The string "LfFoldStepBufs" may appear in lines of the entries below. Report how many lines hold it, with only the number.
━━ Input records
__global__ __launch_bounds__(512) void attn_fwd_pipe_kernel(const bf16* __restrict__ Q, const bf16* __restrict__ Kp,
                                                            const bf16* __restrict__ Vp, bf16* __restrict__ O,
                                                            float* __restrict__ LSE, const int* __restrict__ kv_len,
                                                            long ldq, long ldk, long ldv, long ldo, int T, int Hq, int Hkv,
                                                            float scale SD_ATT_STAMP_PARAM) {
  __shared__ __attribute__((aligned(16))) char smem[8 * TILE];
  const int lane = lane_id(), w8 = wave_id_uniform();
  const int n64 = (T + 63) / 64;
  const AttnWg wg = attn_wg((int)blockIdx.x, (n64 + 1) / 2, Hq / Hkv, Hkv, (int)gridDim.x / (((n64 + 1) / 2) * Hq));
#ifdef SD_STAMPS
  const bool stamping = stamps && wg.pair == 0 && wg.member_head == 0 && wg.hkv == 0 && wg.b == 0;
  int sidx = 0;
#endif
  ATT_STAMP();
  const int grp = w8 >> 2, rb = w8 & 1, half = (w8 >> 1) & 1;
  const int w = grp * 2 + rb;
  const int tA = n64 - 1 - wg.pair, tB = wg.pair;
  const bool active = grp == 0 || tB != tA;
  const int hkv = wg.hkv, b = wg.b;
  const int hq = hkv * (Hq / Hkv) + wg.member_head;
  const int q0w = (grp == 0 ? tA : tB) * 64 + 32 * rb;
  const int r = lane & 31, h = lane >> 5;
  const long tok0 = (long)b * T;
  const bf16* qb = Q + tok0 * ldq + hq * D;
  const bf16* kb = Kp + tok0 * ldk + hkv * D;
  const bf16* vb = Vp + tok0 * ldv + hkv * D;
  const int kv_hi = min(tA * 64 + 64, T);
  const int nkv = (kv_hi + 63) / 64;
  TileDma<2> kd, vd;
  kd.init(kb, ldk, T, w8, lane);
  vd.init(vb, ldv, T, w8, lane);
  kd.issue(0, smem, w8);
  vd.issue(0, smem + TILE, w8);
  const int q = q0w + r;
  const int qc = q < T ? q : T - 1;
  bf16x8 qf[8];
#pragma unroll
  for (int st = 0; st < 8; ++st) qf[st] = *(const bf16x8*)(qb + (long)qc * ldq + 16 * st + 8 * h);
  const int klen = kv_len ? max(1, min(kv_len[b], T)) : T;
  const int lim = min(q, klen - 1);

  f32x16 o[4];
#pragma unroll
  for (int db = 0; db < 4; ++db)
#pragma unroll
    for (int e = 0; e < 16; ++e) o[db][e] = 0.f;
  float m = NEG, l = 0.f;
  const float c = scale * LOG2E;
  int nvis = 0;
  if (active) {
    const int last = (q0w + 31 - 32 * half) >> 6;
    nvis = (q0w + 31 - 32 * half) < 0 ? 0 : min(last + 1, (kv_hi - 32 * half + 63) >> 6);
  }
  unsigned kf0, vf0[2][2];
  {
    const int row = 32 * half + (lane & 31);
    kf0 = (unsigned)(row * 256 + (((lane >> 5) ^ f_swz(row)) << 4));
    const int gi = lane >> 4, i16 = lane & 15, q4 = i16 >> 2, pp = i16 & 3;
    const int chl = (gi & 1) * 2 + (pp >> 1);
#pragma unroll
    for (int ss = 0; ss < 2; ++ss) {
      const int rA = 32 * half + 16 * ss + 4 * (gi >> 1) + q4, rB = rA + 8;
      vf0[ss][0] = (unsigned)(8 * (pp & 1) + rA * 256 + ((chl ^ f_swz(rA)) << 4));
      vf0[ss][1] = (unsigned)(8 * (pp & 1) + rB * 256 + ((chl ^ f_swz(rB)) << 4));
    }
  }
  const unsigned smem_a = lds_addr(smem);
  auto s_tile = [&](int stage, f32x16& s) __attribute__((always_inline)) {
    const char* ks = smem + stage * 2 * TILE;
#pragma unroll
    for (int e = 0; e < 16; ++e) s[e] = 0.f;
#pragma unroll
    for (int st = 0; st < 8; ++st) s = mfma32(*(const bf16x8*)(ks + (kf0 ^ (unsigned)(st << 5))), qf[st], s);
  };
  auto mask_max = [&](int t, f32x16& s) __attribute__((always_inline)) -> float {
    const int kv0 = t * 64 + 32 * half;
    const bool need_mask = __builtin_amdgcn_readfirstlane((int)((kv0 + 31 > q0w) || (kv0 + 31 >= klen))) != 0;
    if (need_mask) {
#pragma unroll
      for (int e = 0; e < 16; ++e) s[e] = (kv0 + acc_row(e, h)) > lim ? NEG : s[e];
    }
    float mx = fmaxf(fmaxf(s[0], s[1]), s[2]);
#pragma unroll
    for (int e = 3; e < 15; e += 2) mx = fmaxf(fmaxf(mx, s[e]), s[e + 1]);
    mx = fmaxf(mx, s[15]);
    return halves_max(mx);
  };

  asm volatile("s_waitcnt vmcnt(0)" ::: "memory");
#pragma unroll
  for (int st = 0; st < 8; ++st) {
    u32x4 t4 = __builtin_bit_cast(u32x4, qf[st]);
    asm volatile("" : "+v"(t4));
    qf[st] = __builtin_bit_cast(bf16x8, t4);
  }
  __builtin_amdgcn_s_barrier();
  asm volatile("" ::: "memory");
  for (int t = 1; t <= 2; ++t)
    if (t < nkv) {
      char* nx = smem + (t & 3) * 2 * TILE;
      kd.issue(t * 64, nx, w8);
      vd.issue(t * 64, nx + TILE, w8);
    }
  f32x16 sc, sn;
  float mx = NEG;
  if (nvis > 0) {
    s_tile(0, sc);
    mx = mask_max(0, sc);
  }
  ATT_STAMP();
  for (int i = 0; i < nkv; ++i) {
    if (i + 2 < nkv) asm volatile("s_waitcnt vmcnt(4)" ::: "memory");
    else asm volatile("s_waitcnt vmcnt(0)" ::: "memory");
    ATT_STAMP();
    __builtin_amdgcn_s_barrier();
    asm volatile("" ::: "memory");
    ATT_STAMP();
    const bool comp = i < nvis;
    const unsigned ksa = smem_a + ((i + 1) & 3) * 2 * TILE + kf0;
    const unsigned vsa = smem_a + (i & 3) * 2 * TILE + TILE;
    const unsigned va[2][2] = {{vsa + vf0[0][0], vsa + vf0[0][1]}, {vsa + vf0[1][0], vsa + vf0[1][1]}};
    u32x4 kf[8];
    sd_u64 rv0[8], rv1[8];
    if (comp) {
#pragma unroll
      for (int st = 0; st < 8; ++st) asm volatile("ds_read_b128 %0, %1" : "=&v"(kf[st]) : "v"(ksa ^ (unsigned)(st << 5)));
#pragma unroll
      for (int db = 0; db < 4; ++db) lds_tr16_pair_asm(rv0[2 * db], rv0[2 * db + 1], va[0][0] ^ (unsigned)(db << 6), va[0][1] ^ (unsigned)(db << 6));
    }
    if (i + 3 < nkv) {
      char* nx = smem + ((i + 3) & 3) * 2 * TILE;
      kd.issue((i + 3) * 64, nx, w8);
      vd.issue((i + 3) * 64, nx + TILE, w8);
    }
    ATT_STAMP();
    if (!comp) {
      ATT_STAMP();
      continue;
    }
    const float mn = fmaxf(m, mx);
    const float alpha = __builtin_amdgcn_exp2f((m - mn) * c);
    m = mn;
    const float mnc = -mn * c;
    if (__any(alpha != 1.f)) {
#pragma unroll
      for (int db = 0; db < 4; ++db)
#pragma unroll
        for (int e = 0; e < 16; ++e) o[db][e] *= alpha;
    }
    asm volatile("s_waitcnt lgkmcnt(8)"
                 : "+v"(kf[0]), "+v"(kf[1]), "+v"(kf[2]), "+v"(kf[3]), "+v"(kf[4]), "+v"(kf[5]), "+v"(kf[6]), "+v"(kf[7]));
#pragma unroll
    for (int db = 0; db < 4; ++db) lds_tr16_pair_asm(rv1[2 * db], rv1[2 * db + 1], va[1][0] ^ (unsigned)(db << 6), va[1][1] ^ (unsigned)(db << 6));
#pragma unroll
    for (int e = 0; e < 16; ++e) sn[e] = 0.f;
    float rs = 0.f;
#pragma unroll
    for (int st = 0; st < 8; ++st) {
      sn = mfma32(__builtin_bit_cast(bf16x8, kf[st]), qf[st], sn);
#pragma unroll
      for (int e = 2 * st; e < 2 * st + 2; ++e) {
        const float p = __builtin_amdgcn_exp2f(__builtin_fmaf(sc[e], c, mnc));
        sc[e] = p;
        rs += p;
      }
      __builtin_amdgcn_sched_barrier(0);
    }
    l = l * alpha + rs;
    const bf16x8 p0 = acc_frag(sc, 0), p1 = acc_frag(sc, 1);
    asm volatile("s_waitcnt lgkmcnt(8)"
                 : "+v"(rv0[0]), "+v"(rv0[1]), "+v"(rv0[2]), "+v"(rv0[3]), "+v"(rv0[4]), "+v"(rv0[5]), "+v"(rv0[6]), "+v"(rv0[7]));
#pragma unroll
    for (int db = 0; db < 4; ++db) o[db] = mfma32(cat8_u64(rv0[2 * db], rv0[2 * db + 1]), p0, o[db]);
    lds_tr_wait8(rv1);
#pragma unroll
    for (int db = 0; db < 4; ++db) o[db] = mfma32(cat8_u64(rv1[2 * db], rv1[2 * db + 1]), p1, o[db]);
    mx = mask_max(i + 1, sn);
    sc = sn;
    ATT_STAMP();
  }
  asm volatile("s_waitcnt vmcnt(0)" ::: "memory");
  __syncthreads();
  ATT_STAMP();
  float* xo = (float*)smem + (long)w * 66 * 64;
  if (half == 1) {
#pragma unroll
    for (int db = 0; db < 4; ++db)
#pragma unroll
      for (int e = 0; e < 16; ++e) xo[(db * 16 + e) * 64 + lane] = o[db][e];
    xo[64 * 64 + lane] = m;
    xo[65 * 64 + lane] = l;
  }
  __syncthreads();
  if (half == 1) return;
  {
    const float m1 = xo[64 * 64 + lane], l1 = xo[65 * 64 + lane];
    const float mn = fmaxf(m, m1);
    const float a0 = __builtin_amdgcn_exp2f((m - mn) * c), a1 = __builtin_amdgcn_exp2f((m1 - mn) * c);
#pragma unroll
    for (int db = 0; db < 4; ++db)
#pragma unroll
      for (int e = 0; e < 16; ++e) o[db][e] = o[db][e] * a0 + xo[(db * 16 + e) * 64 + lane] * a1;
    l = l * a0 + l1 * a1;
    m = mn;
  }
  l += __shfl_xor(l, 32, 64);
  const float inv = 1.f / l;
  ATT_STAMP();
  if (!active) return;
  store_tile_rows((char*)xo, o, inv, O + (tok0 + q0w) * ldo + hq * D, ldo, T - q0w, lane);
  if (q < T && h == 0) LSE[((long)b * Hq + hq) * T + q] = m * scale + __logf(l);
  ATT_STAMP();
}
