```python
class LfFoldStepBufs(C.Structure):
    _fields_ = [
        ("w_ccs", VP), ("acc_cm", VP), ("acc_f_coeff", VP), ("rho", VP),
        ("f_coeff", VP), ("f", VP), ("cm", VP),
        ("fk_coeff", VP * 2), ("fk", VP * 2), ("wk", VP * 2), ("y", VP * 2),
        ("f0", VP), ("f0_coeff", VP), ("w_ccs0", VP), ("cm0", VP), ("planes", VP * 2),
    ]
# ... 93 lines not shown
    "lf_decompose_witness": (I, [VP, C.POINTER(LfParams), VP, SZ, VP, VP, VP, I]),
    "lf_commit": (I, [VP, VP, C.POINTER(LfParams), VP, SZ, SZ, VP, VP, VP, I]),
    "lf_fold_hot": (I, [VP, VP, C.POINTER(LfParams), VP, VP, VP, VP, SZ, VP, VP, VP, VP, VP, VP, I]),
    "lf_short_challenge": (I, [VP, SZ, I, VP]),
    "lf_poseidon2_permute": (I, [VP, VP, SZ]),
    "lf_dev_crt": (I, [VP, VP, SZ, I]),
    "lf_dev_icrt": (I, [VP, VP, SZ, I]),
    "lf_dev_ring_mul": (I, [VP, VP, VP, VP, SZ, I]),
    "lf_dev_to_montgomery": (I, [VP, VP, SZ]),
    "lf_dev_from_montgomery": (I, [VP, VP, SZ]),
    "lf_dev_witness_from_w_ccs": (I, [VP, C.POINTER(LfParams), VP, SZ, VP, VP]),
    "lf_dev_witness_from_f": (I, [VP, C.POINTER(LfParams), VP, SZ, VP, VP]),
    "lf_dev_witness_from_f_coeff": (I, [VP, C.POINTER(LfParams), VP, SZ, VP, VP]),
    "lf_dev_decompose_witness": (I, [VP, C.POINTER(LfParams), VP, SZ, VP, VP, VP]),
    "lf_dev_ajtai_commit": (I, [VP, VP, C.POINTER(VP), I, VP]),
    "lf_dev_commit_y0": (I, [VP, C.POINTER(LfParams), VP, VP, SZ]),
    "lf_dev_fold": (I, [VP, I, VP, C.POINTER(VP), I, SZ, VP]),
    "lf_dev_fold_step": (I, [VP, VP, C.POINTER(LfParams), SZ, C.POINTER(LfFoldStepBufs)]),
    "lf_dev_fold_step_batch": (I, [VP, I, VP, C.POINTER(LfParams), SZ, VP]),
    "lf_dev_poseidon2_permute": (I, [VP, VP, SZ]),
    "lf_dev_poseidon2_permute_rounds": (I, [VP, VP, SZ, I]),
    "lf_dev_gl_probe": (I, [VP, I, VP, VP, I, I, VP, SZ]),
    "lf_ctx_fold_flag": (I, [VP, C.POINTER(I)]),
    "lf_sumcheck_round_plan": (I, [I, SZ, I, I, C.POINTER(I * 8)]),
    "lf_sumcheck_dot_plan": (I, [I, SZ, C.POINTER(I * 4)]),
    "lf_dev_fhat_lincomb_digits": (I, [VP, I, VP, SZ, SZ, I, I, VP, VP]),
    "lf_dev_fill_uniform": (I, [VP, VP, SZ, U64]),
    "lf_dev_modp_sum": (I, [VP, VP, I, SZ, VP]),
    "lf_dev_limb_split": (I, [VP, VP, SZ, VP, VP]),
    "lf_dev_limb_join": (I, [VP, VP, VP, SZ, VP]),
    "lf_transcript_new": (VP, []),
    "lf_transcript_free": (None, [VP]),
    "lf_transcript_observe": (None, [VP, U64]),
    "lf_transcript_sample": (U64, [VP]),
    "lf_transcript_absorb_ring": (None, [VP, VP, SZ, I, I]),
    "lf_transcript_get_challenge": (None, [VP, VP]),
    "lf_transcript_squeeze_bytes": (None, [VP, VP, SZ]),
    "lf_transcript_get_short_challenges": (I, [VP, I, SZ, VP]),
    "lf_hash_iter": (None, [VP, SZ, VP]),
    "lf_hash_iter_nperm": (SZ, [SZ]),
    "lf_hash_iter_states": (I, [VP, SZ, VP, VP, SZ]),
    "lf_acc_comm": (I, [C.POINTER(LfLcccs), I, VP]),
    "lf_ivc_step_comm": (I, [U64, VP, VP, VP, VP, VP]),
    "lf_state_i_comm": (I, [VP, U64, VP, VP, VP, VP]),
    "lf_vm_regs_comm": (I, [VP, SZ, VP]),
    "lf_vm_mem_ops_vec_comm": (I, [VP, U64, C.c_uint32, C.c_uint32, VP]),
# ... 149 lines not shown
```

latticeum_amd/csrc/api_internal.hpp:

```cpp
#pragma once
#include <hip/hip_runtime.h>
#include <rccl/rccl.h>

#include <cstring>
#include <map>
#include <string>
#include <vector>

#include "../../include/lf.h"
#include "gl.hpp"
#include "kernels.hpp"
#include "launch.hpp"

struct Tables {
  uint64_t *mem = nullptr;
  ring::NegaTables fwd{}, inv{};
};
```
━━━━
Worked solution>
2